Carotenoid-protein interactions in the OCP and comparison of carotenoid conformations between A. maxima and Synechocystis OCP. A, the two molecules of Synechocystis wild type OCP in the crystallographic asymmetric unit are shown. The two domains are colored as in Fig. 2, and the molecule on the right contains the structurally conserved water molecules. Residues within 3.9 Å of the carotenoid are shown as gray sticks with polar atoms colored as in Fig. 2. Glycerol molecules are shown as yellow sticks. B, superposition of the ECN (orange) and 3′-hydroxyechinenone (blue) from the Synechocystis and A. maxima OCP structures.
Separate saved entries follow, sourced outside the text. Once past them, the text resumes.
#ifdef SIMBA_TC_TIMELINE
        const int tl_who = (j == 0 && lane == 0) ? (wl == 0 ? 0 : (wl == kTileWarps - 1 ? 1 : -1)) : -1;
        int tl_t = 0;
#endif
        auto publish_a = [&]() {
          tmem_st_wait();
          tc_fence_before();
          named_bar_arrive_n(kBarA + j, tile_bar_threads);
        };
        auto wait_accumulator = [&]() {
          named_bar_sync_n(kBarAcc + j, tile_bar_threads);
          tc_fence_after();
        };

        const bool owns_actions = TRAJ ? (O < hc.o_base + OW) && (O + A > hc.o_base)
                                       : (O >= hc.o_base) && (O < hc.o_base + OW);
        float act_pf[4] = {0.f, 0.f, 0.f, 0.f};
        auto prefetch_actions = [&](int tn) {
          if (owns_actions && row_ok && tn < H) {
#pragma unroll
            for (int a = 0; a < 4; ++a)
              if (a < A) act_pf[a] = act_ptr[tn * A + a];
          }
        };

        typename std::conditional<kPark, NoiseSmem<NB, kEpiThreads>, NoiseRegs<NB>>::type noise;
        if constexpr (kPark) noise.base = noise_smem + threadIdx.x;
#pragma unroll
        for (int b = 0; b < NB; ++b) noise.put4(b, make_uint4(0u, 0u, 0u, 0u));
        const uint32_t c3_noise = (uint32_t)id.s | (kStreamNoise << 28);
        const uint32_t row32 = (uint32_t)id.r_global;
        const float* eps_row = prm.eps == nullptr ? nullptr
            : prm.eps + ((int64_t)id.s * H * ((int64_t)g.P * g.N) + id.r_global) * O;
        const int64_t eps_step = (int64_t)g.P * g.N * O;
        const uint64_t seed64 = *seed_sh;
        const uint2 key = make_uint2((uint32_t)seed64, (uint32_t)(seed64 >> 32));
        const uint32_t c2_base = (uint32_t)prm.iteration << 16;
        auto make_noise = [&](int b, int t) {
          const int o0 = hc.o_base + b * 8;
          if (o0 >= O) return;
          uint4 z;
          if (eps_row != nullptr) {
            z = external_noise8_bf16(eps_row + t * eps_step, o0, O);
          } else {
#ifdef SIMBA_TC_TIMELINE
            {
              PhiloxState p{(uint32_t)(o0 >> 3), row32, (uint32_t)t | c2_base, c3_noise, key.x, key.y};
              TL(50);
              philox_rounds<10>(p);
              if (p.c0 == 0x12345u) TL(53);
              TL(51);
              z = philox_finish_noise8_bf16(p);
              if (z.x == 0x12345u) TL(53);
              TL(52);
            }
#else
            z = philox_noise8_bf16(key, (uint32_t)(o0 >> 3), row32, (uint32_t)t | c2_base, c3_noise);
#endif
            if (o0 + 8 > O) z = mask_noise8(z, o0, O);
          }
          noise.put4_dyn(b, z);
        };
        float s0v[8];
        if constexpr (PAIR) {
#pragma unroll
          for (int i = 0; i < 8; ++i) s0v[i] = (row_ok && hc.o_base + i < O) ? s0_ptr[hc.o_base + i] : 0.0f;
        }
        const bool live = late_gate(ti);
        if (live) {
        prefetch_actions(0);
        if constexpr (PAIR) head_first_pass_vals(hc, astore, s0v, act_pf);
        else head_first_pass<OW>(hc, astore, s0_ptr, row_ok, act_pf, sink);
        prefetch_actions(1);
        exchange(-1, true);
        publish_a();
        TLK(3);
        if (keeps_score) named_bar_arrive_n(kBarPart + j, tile_bar_threads);

        PhiloxState ps{0u, 0u, 0u, 0u, 0u, 0u};
        for (int t = 0; t < H; ++t) {
#ifdef SIMBA_TC_TIMELINE
          tl_t = t;
#endif
          TL(0);
          if (owns_actions) {
            if constexpr (TRAJ) head_store_own_actions<OW>(hc, act_pf);
            else head_store_actions(hc, act_pf);
          }
          prefetch_actions(t + 2);
          for (int l = 0; l < L; ++l) {
            wait_accumulator();
            TL(1 + l * 4);
            {
              constexpr int NLD = HCOLS / 32;
              uint32_t v[NLD][32];
#pragma unroll
              for (int i = 0; i < NLD; ++i) tmem_ld<32>(t_acc + (uint32_t)(cgp * HCOLS + i * 32), v[i]);
              tmem_ld_wait();
#pragma unroll
              for (int i = 0; i < NLD; ++i) {
                uint32_t pk[16];
#pragma unroll
                for (int q = 0; q < 16; ++q)
                  pk[q] = pack_relu_bf16(__uint_as_float(v[i][2 * q]), __uint_as_float(v[i][2 * q + 1]));
                tmem_st<16>(t_a + (uint32_t)((cgp * HCOLS + i * 32) / 2), pk);
              }
            }
            TL(2 + l * 4);
            publish_a();
            TL(3 + l * 4);
            if (prm.sampling_propagation) {
              if (NTILES == 1 && L >= 2 * NB && eps_row == nullptr) {
                const int b = l >> 1, o0 = hc.o_base + b * 8;
                if (b < NB && o0 < O) {
                  if ((l & 1) == 0) {
                    ps = PhiloxState{(uint32_t)(o0 >> 3), row32, (uint32_t)t | c2_base, c3_noise, key.x, key.y};
                    philox_rounds<10>(ps);
                  } else {
                    uint4 z = philox_finish_noise8_bf16(ps);
                    if (o0 + 8 > O) z = mask_noise8(z, o0, O);
                    noise.put4_dyn(b, z);
                  }
                }
              } else {
                if (l < NB) make_noise(l, t);
                if (l == L - 1)
                  for (int b = L; b < NB; ++b) make_noise(b, t);
              }
            }
            TL(4 + l * 4);
          }

          wait_accumulator();
          if (keeps_score) named_bar_sync_n(kBarFree + j, tile_bar_threads);
          TL(40);
          if constexpr (PAIR) {
            hc.part = part_slot0 + (t & 1) * part_buf_floats;
            astore.buf_off = (uint32_t)((t & 1) * Q * 128 * sizeof(uint4));
            astore.peer_bar = peer_xbar + 8u * ((uint32_t)t & 1u);
            if (crank != 0) {
              hc.part_remote = part_remote0 + (uint32_t)((t & 1) * part_buf_floats * sizeof(float));
              hc.part_mbar = astore.peer_bar;
            }
          }
          if constexpr (TRAJ) {
            if (sink.row != nullptr) sink.row += O;
          }
          if (prm.sampling_propagation) head_step_pass<OW, true>(hc, noise, astore, t + 1 < H, sink);
          else head_step_pass<OW, false>(hc, noise, astore, t + 1 < H, sink);
          TL(41);
          exchange(t, t + 1 < H);
          if (t + 1 < H) publish_a();
          if (keeps_score) named_bar_arrive_n(kBarPart + j, tile_bar_threads);
          TL(42);
        }
        TLK(6);
        }
      }
    }
  }

  tc_fence_before();
  __syncthreads();
  tc_fence_after();
  }

  if (threadIdx.x == 0 && w_state_sh[1] > 0) mbar_wait(bar_w, (uint32_t)(w_state_sh[1] - 1) & 1u);
  tc_fence_before();
  __syncthreads();
  TLK(4);
  if (warp == 0) tmem_dealloc(tmem_base, kTmemCols);
  TLK(5);
}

C, close-up of the carotenoid-protein interactions in the N-terminal domain; side chains and water molecules discussed throughout the text are labeled.

FIGURE 5.

Gel filtration of Synechocystis OCP. Shown are size exclusion chromatograms of OCP and standards (shifted up) labeled 1 for thyroglobulin (670 kDa), 2 for γ-globulin (158 kDa), 3 for ovalbumin (43 kDa), 4 for myoglobin (17.6 kDa), and 5 for bovine serum albumin (66 kDa; additional standard). OCP was eluted at 11.2 ml after ovalbumin (elution at 10.8 ml), which has a molecular mass of 43 kDa. Experiments were performed with and without OCP mixed with standards.

FIGURE 6.

Blue-green light-induced fluorescence quenching in single OCP mutants. Low light-adapted cells (80 μmol photons m⁻² s⁻¹) (at 3 μg/ml chlorophyll) of WT (closed circles) and of simple mutants Y44S (open squares), Y44F (closed squares), W110S (open triangles), W110F (closed triangles), and R155L (open circles) (A) and overexpressing WT OCP (closed circles), W110S OCP (open triangles), W110F OCP (closed triangles), Y44S OCP (open squares), and R155L OCP (open circles) (B) were illuminated with high intensities (740 μmol photons m⁻² s⁻¹) of blue-green light (400–550 nm). Fluorescence yield changes were detected with a PAM fluorometer, and saturating pulses were applied to measure maximal fluorescence levels (F_m′).